NornicDB exposes compaction metrics that you can use to monitor WAL health:

Total snapshots created — number of successful compaction cycles since startup
Last snapshot time — timestamp of the most recent snapshot
WAL entry count — current number of entries in the active WAL
WAL bytes written — total bytes in the active WAL

These metrics are available through the server's diagnostics and can be monitored via the admin UI or log output.

Troubleshooting¶

Issue: WAL still growing despite auto-compaction¶

Check:

Verify auto-compaction is enabled in your configuration (wal_auto_compaction_enabled: true)
Check snapshot directory for recent files:

ls -lh data/snapshots/
# Should see snapshot-<timestamp>.json files

Check WAL size:
```
ls -lh data/wal/wal.log
```

Issue: Truncation errors¶

Symptom: Logs show "failed to truncate WAL"

Causes:

Disk full
Permission issues
WAL file locked by another process

Solution:

# Check disk space
df -h

# Check permissions
ls -l data/wal/
chmod 644 data/wal/wal.log

# Check for locks
lsof | grep wal.log

Issue: Slow recovery after crash¶

Check snapshot age:

ls -lt data/snapshots/ | head -1

If snapshot is old, auto-compaction may not be running.

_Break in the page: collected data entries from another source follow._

# dalek-cryptography/curve25519-dalek

Hardware: NVIDIA H100
Metric: Pippenger MSM points/sec (higher is better)
Workload: dtype exact integers: f64 limbs (radix 2^51, FP64 pipe) in the bucket kernel, u32 limbs (radix 2^25.5) elsewhere

## Files before the change

curve25519_dalek_b200/csrc/api.cu:

```cuda
#include <cstring>
#include <new>
#include <random>

#include "../../include/dalek_b200.h"
#include "engine.h"

extern "C" {

int dalek_b200_init(int device, dalek_b200_ctx **out)
{
    if (!out) return DALEK_E_INVALID_ARG;
    *out = nullptr;
    int count = 0;
    if (cudaGetDeviceCount(&count) != cudaSuccess || count <= 0 || device < 0 || device >= count) return DALEK_E_NO_DEVICE;
    cudaDeviceProp prop;
    if (cudaGetDeviceProperties(&prop, device) != cudaSuccess) return DALEK_E_NO_DEVICE;
    if (prop.major != 9 || prop.minor != 0) return DALEK_E_NO_DEVICE;
    if (cudaSetDevice(device) != cudaSuccess) return DALEK_E_CUDA;
    dalek_b200_ctx *ctx = new (std::nothrow) dalek_b200_ctx();
    if (!ctx) return DALEK_E_NOMEM;
    ctx->device = device;
    ctx->sm_count = prop.multiProcessorCount;
    try { std::random_device rd; for (int i = 0; i < 4; i++) ctx->hash_seed[i] ^= rd(); } catch (...) { }
    int prio_lo = 0, prio_hi = 0;
    cudaDeviceGetStreamPriorityRange(&prio_lo, &prio_hi);
    if (cudaStreamCreateWithPriority(&ctx->stream, cudaStreamNonBlocking, prio_hi) != cudaSuccess ||
        cudaStreamCreateWithPriority(&ctx->stream2, cudaStreamNonBlocking, prio_lo) != cudaSuccess ||
        cudaStreamCreateWithFlags(&ctx->stream_copy, cudaStreamNonBlocking) != cudaSuccess ||
        cudaStreamCreateWithPriority(&ctx->stream3, cudaStreamNonBlocking, prio_hi) != cudaSuccess ||
        cudaStreamCreateWithPriority(&ctx->stream_hash, cudaStreamNonBlocking, prio_hi) != cudaSuccess ||
        cudaEventCreate(&ctx->ev_a) != cudaSuccess || cudaEventCreate(&ctx->ev_b) != cudaSuccess ||
        cudaEventCreate(&ctx->ev_call0) != cudaSuccess || cudaEventCreate(&ctx->ev_call1) != cudaSuccess ||
        cudaEventCreateWithFlags(&ctx->ev_fork, cudaEventDisableTiming) != cudaSuccess ||
        cudaEventCreateWithFlags(&ctx->ev_join, cudaEventDisableTiming) != cudaSuccess ||
        cudaEventCreateWithFlags(&ctx->ev_join2, cudaEventDisableTiming) != cudaSuccess) {
        delete ctx;
        return DALEK_E_CUDA;
    }
    for (int i = 0; i < 8; i++)
        if (cudaEventCreateWithFlags(&ctx->ev_grp[i], cudaEventDisableTiming) != cudaSuccess ||
            cudaEventCreateWithFlags(&ctx->ev_hram[i], cudaEventDisableTiming) != cudaSuccess || cudaEventCreate(&ctx->ev_prep[i][0]) != cudaSuccess ||
            cudaEventCreate(&ctx->ev_prep[i][1]) != cudaSuccess) { delete ctx; return DALEK_E_CUDA; }
    *out = ctx;
    return DALEK_OK;
}

void dalek_b200_destroy(dalek_b200_ctx *ctx)
{
    if (!ctx) return;
    cudaSetDevice(ctx->device);
    cudaStreamSynchronize(ctx->stream);
    cudaStreamSynchronize(ctx->stream2);
    cudaStreamSynchronize(ctx->stream3);
    cudaStreamSynchronize(ctx->stream_hash);
    DevBuf *bufs[] = {&ctx->scalars, &ctx->points_in, &ctx->points, &ctx->digits, &ctx->counts, &ctx->offsets,
                      &ctx->sorted, &ctx->buckets, &ctx->red_a, &ctx->red_b, &ctx->red_c, &ctx->red_d, &ctx->key_pts,
                      &ctx->result, &ctx->flags, &ctx->misc0, &ctx->misc1, &ctx->misc2, &ctx->misc3,
                      &ctx->misc4, &ctx->misc5, &ctx->zs, &ctx->base_table, &ctx->ntasks, &ctx->task_off, &ctx->tasks, &ctx->task_sums, &ctx->msg_offs, &ctx->sum_desc, &ctx->sum_part, &ctx->key_table, &ctx->key_acc, &ctx->task_order, &ctx->sig_status, &ctx->misc6, &ctx->each_pow, &ctx->each_tab, &ctx->each_kstat, &ctx->comb_base_table};
    for (DevBuf *b : bufs) if (b->p) cudaFree(b->p);
    if (ctx->h_pinned) cudaFreeHost(ctx->h_pinned);
    cudaEventDestroy(ctx->ev_a); cudaEventDestroy(ctx->ev_b); cudaEventDestroy(ctx->ev_fork); cudaEventDestroy(ctx->ev_join);
    cudaEventDestroy(ctx->ev_join2); cudaEventDestroy(ctx->ev_call0); cudaEventDestroy(ctx->ev_call1);
    for (int i = 0; i < 8; i++) { cudaEventDestroy(ctx->ev_grp[i]); cudaEventDestroy(ctx->ev_hram[i]); cudaEventDestroy(ctx->ev_prep[i][0]); cudaEventDestroy(ctx->ev_prep[i][1]); }
    cudaStreamDestroy(ctx->stream_hash);
    cudaStreamDestroy(ctx->stream); cudaStreamDestroy(ctx->stream2); cudaStreamDestroy(ctx->stream_copy); cudaStreamDestroy(ctx->stream3);
    delete ctx;
}

const char *dalek_b200_last_error(const dalek_b200_ctx *ctx) { return ctx ? ctx->last_error.c_str() : "null context"; }

int dalek_b200_set_option(dalek_b200_ctx *ctx, const char *name, long value)
{
    if (!ctx || !name) return DALEK_E_INVALID_ARG;
    if (!strcmp(name, "window_bits")) { if (value != 0 && (value < 4 || value > 20)) return DALEK_E_INVALID_ARG; ctx->opt_window_bits = value; return 0; }
    if (!strcmp(name, "host_chunks")) { if (value < 1 || value > 8) return DALEK_E_INVALID_ARG; ctx->opt_host_chunks = value; return 0; }
    if (!strcmp(name, "decompress_f64")) { ctx->opt_decompress_f64 = value ? 1 : 0; return 0; }
    if (!strcmp(name, "trace")) { ctx->opt_trace = value ? 1 : 0; return 0; }
    if (!strcmp(name, "precomp_tables")) { ctx->opt_precomp_tables = value ? 1 : 0; return 0; }
    if (!strcmp(name, "double_base_comb")) { ctx->opt_double_base_comb = value ? 1 : 0; return 0; }
    if (!strcmp(name, "dedupe_keys")) { ctx->opt_dedupe_keys = value ? 1 : 0; return 0; }
    if (!strcmp(name, "verify_pieces")) { if (value < 1 || value > 8) return DALEK_E_INVALID_ARG; ctx->opt_verify_pieces = value; return 0; }
    if (!strcmp(name, "transcript_warp")) { ctx->opt_transcript_warp = value ? 1 : 0; return 0; }
    if (!strcmp(name, "transcript_blocks")) { ctx->opt_transcript_blocks = value ? 1 : 0; return 0; }
    if (!strcmp(name, "each_comb")) { if (value < 0 || value > 2) return DALEK_E_INVALID_ARG; ctx->opt_each_comb = value; return 0; }
    if (!strcmp(name, "small_straus")) { ctx->opt_small_straus = value ? 1 : 0; return 0; }
    if (!strcmp(name, "acc_tma")) { ctx->opt_acc_tma = value ? 1 : 0; return 0; }
    if (!strcmp(name, "field_f64")) { ctx->opt_field_f64 = value ? 1 : 0; return 0; }
    if (!strcmp(name, "verify_chunk")) { if (value < 0 || value > (1 << 20)) return DALEK_E_INVALID_ARG; ctx->opt_verify_chunk = value; return 0; }
    return DALEK_E_INVALID_ARG;
}

uint64_t dalek_b200_launch_count(const dalek_b200_ctx *ctx) { return ctx ? ctx->launches : 0; }

int dalek_b200_last_kernel_ms(const dalek_b200_ctx *ctx, float *ms, int *launches)
{
    if (!ctx) return DALEK_E_INVALID_ARG;
    if (ms) *ms = ctx->last_kernel_ms;
    if (launches) *launches = ctx->last_kernel_launches;
    return 0;
}

int dalek_b200_last_stage_ms(const dalek_b200_ctx *ctx, const char *stage, float *ms)
{
    if (!ctx || !stage || !ms) return DALEK_E_INVALID_ARG;
    if (!strcmp(stage, "bucket_accumulate")) { *ms = ctx->last_kernel_ms; return 0; }
    if (!strcmp(stage, "decompress_R")) { *ms = ctx->last_prep_ms; return 0; }
    return DALEK_E_INVALID_ARG;
}

int dalek_b200_last_call_ms(const dalek_b200_ctx *ctx, float *ms)
{
    if (!ctx || !ms) return DALEK_E_INVALID_ARG;
    *ms = ctx->last_call_ms;
    return 0;
}

}

static int run_msm(dalek_b200_ctx *ctx, const void *scalars, const void *points_in, bool on_device, int point_fmt, size_t n,
                   size_t n_window ,
                   ge_p3_raw *d_windows, MsmResult *d_result)
{
    int rc;
    const size_t pin = msm_point_bytes(point_fmt);
    cudaStream_t st = ctx->stream;
    const int c = msm_choose_window_bits(ctx, n_window);
    const bool straus = d_result && n == n_window && n < STRAUS_VT_THRESHOLD && ctx->opt_small_straus && ctx->opt_field_f64;
    const int kind = msm_prepared_kind(point_fmt, straus ? PK_PNIELS : PK_NIELS);
    const size_t psz = kind == PK_NIELS ? sizeof(ge_niels_packed) : sizeof(ge_pniels_packed);
    if ((rc = ws_reserve(ctx, ctx->points, std::max<size_t>(1, n) * psz))) return rc;
    if ((rc = ws_reserve(ctx, ctx->flags, 64))) return rc;
    CUDA_TRY(ctx, cudaMemsetAsync(ctx->flags.p, 0, 64, st));
    if (on_device) {
        if (straus) {
            if ((rc = msm_prepare_points(ctx, points_in, point_fmt, n, ctx->points.p, (int *)ctx->flags.p, kind))) return rc;
            if ((rc = straus_vartime_msm(ctx, (const uint32_t *)scalars, ctx->points.p, kind, n, d_result))) return rc;
        } else {
            CUDA_TRY(ctx, cudaEventRecord(ctx->ev_fork, st));
            CUDA_TRY(ctx, cudaStreamWaitEvent(ctx->stream2, ctx->ev_fork, 0));
            if ((rc = msm_prepare_points_on(ctx, ctx->stream2, points_in, point_fmt, n, ctx->points.p, (int *)ctx->flags.p))) return rc;
            CUDA_TRY(ctx, cudaEventRecord(ctx->ev_join, ctx->stream2));
            if ((rc = msm_accumulate_chunk(ctx, (const uint32_t *)scalars, (const ge_niels_packed *)ctx->points.p, n, c, true, 0, 0, ctx->ev_join))) return rc;
        }
    } else {
        if ((rc = ws_reserve(ctx, ctx->scalars, std::max<size_t>(1, n) * 32))) return rc;
        if ((rc = ws_reserve(ctx, ctx->points_in, std::max<size_t>(1, n) * pin))) return rc;
        int K = n >= (1u << 18) ? (int)std::min<long>(8, std::max<long>(1, ctx->opt_host_chunks)) : 1;
        CUDA_TRY(ctx, cudaEventRecord(ctx->ev_fork, st));
        CUDA_TRY(ctx, cudaStreamWaitEvent(ctx->stream_copy, ctx->ev_fork, 0));
        CUDA_TRY(ctx, cudaStreamWaitEvent(ctx->stream2, ctx->ev_fork, 0));
        for (int k = 0; k < K; k++) {
            const size_t i0 = n * k / K, i1 = n * (k + 1) / K, cnt = i1 - i0;
            char *ds = (char *)ctx->scalars.p + i0 * 32, *dp = (char *)ctx->points_in.p + i0 * pin;
            if (cnt) {
                CUDA_TRY(ctx, cudaMemcpyAsync(ds, (const char *)scalars + i0 * 32, cnt * 32, cudaMemcpyHostToDevice, ctx->stream_copy));
                CUDA_TRY(ctx, cudaMemcpyAsync(dp, (const char *)points_in + i0 * pin, cnt * pin, cudaMemcpyHostToDevice, ctx->stream_copy));
            }
            CUDA_TRY(ctx, cudaEventRecord(ctx->ev_grp[k], ctx->stream_copy));
            CUDA_TRY(ctx, cudaStreamWaitEvent(st, ctx->ev_grp[k], 0));
            char *dq = (char *)ctx->points.p + i0 * psz;
            if (straus) {
                if ((rc = msm_prepare_points(ctx, dp, point_fmt, cnt, dq, (int *)ctx->flags.p, kind))) return rc;
                if ((rc = straus_vartime_msm(ctx, (const uint32_t *)ds, dq, kind, cnt, d_result))) return rc;
            } else {
                CUDA_TRY(ctx, cudaStreamWaitEvent(ctx->stream2, ctx->ev_grp[k], 0));
                if ((rc = msm_prepare_points_on(ctx, ctx->stream2, dp, point_fmt, cnt, dq, (int *)ctx->flags.p))) return rc;
                CUDA_TRY(ctx, cudaEventRecord(ctx->ev_join, ctx->stream2));
                if ((rc = msm_accumulate_chunk(ctx, (const uint32_t *)ds, (const ge_niels_packed *)dq, cnt, c, k == 0, 0, 0, ctx->ev_join))) return rc;
            }
        }
    }
    if (!straus && (rc = msm_reduce_finish(ctx, c, d_windows, d_result))) return rc;
    return 0;
}

int msm_read_result(dalek_b200_ctx *ctx, const MsmResult *d_result, const int *d_bad, const uint32_t *d_enc,
                    uint8_t out_compressed[32], uint64_t out_limbs[20])
{
    int rc;
    cudaStream_t st = ctx->stream;
    if ((rc = pinned_reserve(ctx, sizeof(MsmResult) + 128))) return rc;
    MsmResult *h = (MsmResult *)ctx->h_pinned;
    int *h_bad = (int *)((char *)ctx->h_pinned + sizeof(MsmResult));
    uint8_t *h_enc = (uint8_t *)ctx->h_pinned + sizeof(MsmResult) + 64;
    CUDA_TRY(ctx, cudaMemcpyAsync(h, d_result, sizeof(MsmResult), cudaMemcpyDeviceToHost, st));
    CUDA_TRY(ctx, cudaMemcpyAsync(h_bad, d_bad, sizeof(int), cudaMemcpyDeviceToHost, st));
    if (d_enc) CUDA_TRY(ctx, cudaMemcpyAsync(h_enc, d_enc, 32, cudaMemcpyDeviceToHost, st));
    CUDA_TRY(ctx, cudaStreamSynchronize(st));
    float ms = 0.f;
    if ((ms = elapsed_ms(ctx->ev_a, ctx->ev_b)) >= 0.f) ctx->last_kernel_ms = ms;
    if (out_compressed) memcpy(out_compressed, d_enc ? h_enc : (const uint8_t *)h->compressed, 32);
    if (out_limbs) memcpy(out_limbs, h->limbs, 160);
    return *h_bad ? DALEK_NONE : DALEK_OK;
}

static int msm_common(dalek_b200_ctx *ctx, const void *scalars, const void *points, bool on_device, int point_fmt,
                      size_t n, uint8_t out_compressed[32], uint64_t out_limbs[20])
{
    if (!ctx || (n && (!scalars || !points)) || n >= (1ull << 31)) return DALEK_E_INVALID_ARG;
    CUDA_TRY(ctx, cudaSetDevice(ctx->device));
    CallTimer timer(ctx);
    int rc;
    const int nwin = msm_window_count_for_bits(msm_choose_window_bits(ctx, n));
    if ((rc = ws_reserve(ctx, ctx->misc0, (size_t)nwin * sizeof(ge_p3_raw)))) return rc;
    if ((rc = ws_reserve(ctx, ctx->result, sizeof(MsmResult) + 32))) return rc;
    MsmResult *d_res = (MsmResult *)ctx->result.p;
    uint32_t *d_enc = point_fmt == DALEK_POINTS_RISTRETTO ? (uint32_t *)(d_res + 1) : nullptr;
    if ((rc = run_msm(ctx, scalars, points, on_device, point_fmt, n, n, (ge_p3_raw *)ctx->misc0.p, d_res))) return rc;
    if (d_enc && (rc = ristretto_encode_result(ctx, d_res, d_enc))) return rc;
    return msm_read_result(ctx, d_res, (const int *)ctx->flags.p, d_enc, out_compressed, out_limbs);
}
// ... 209 lines not shown
```

curve25519_dalek_b200/csrc/engine.h:

```cpp
#pragma once
#include <cuda_runtime.h>
#include <stddef.h>
#include <stdint.h>
#include <cstdio>
#include <string>
#include <utility>
#include <vector>
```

Verify your configuration and check server logs for compaction errors.

Best Practices¶

Always enable auto-compaction in production — this is the default and should not be disabled unless you have a specific reason.
Monitor snapshot creation — check server logs or metrics to confirm snapshots are being created at the expected interval.
Rotate old snapshots to avoid filling disk with historical snapshots:

find data/snapshots -name "snapshot-*.json" -mtime +7 -delete

Test recovery regularly — periodically verify that your latest snapshot can be loaded and that the WAL replays correctly.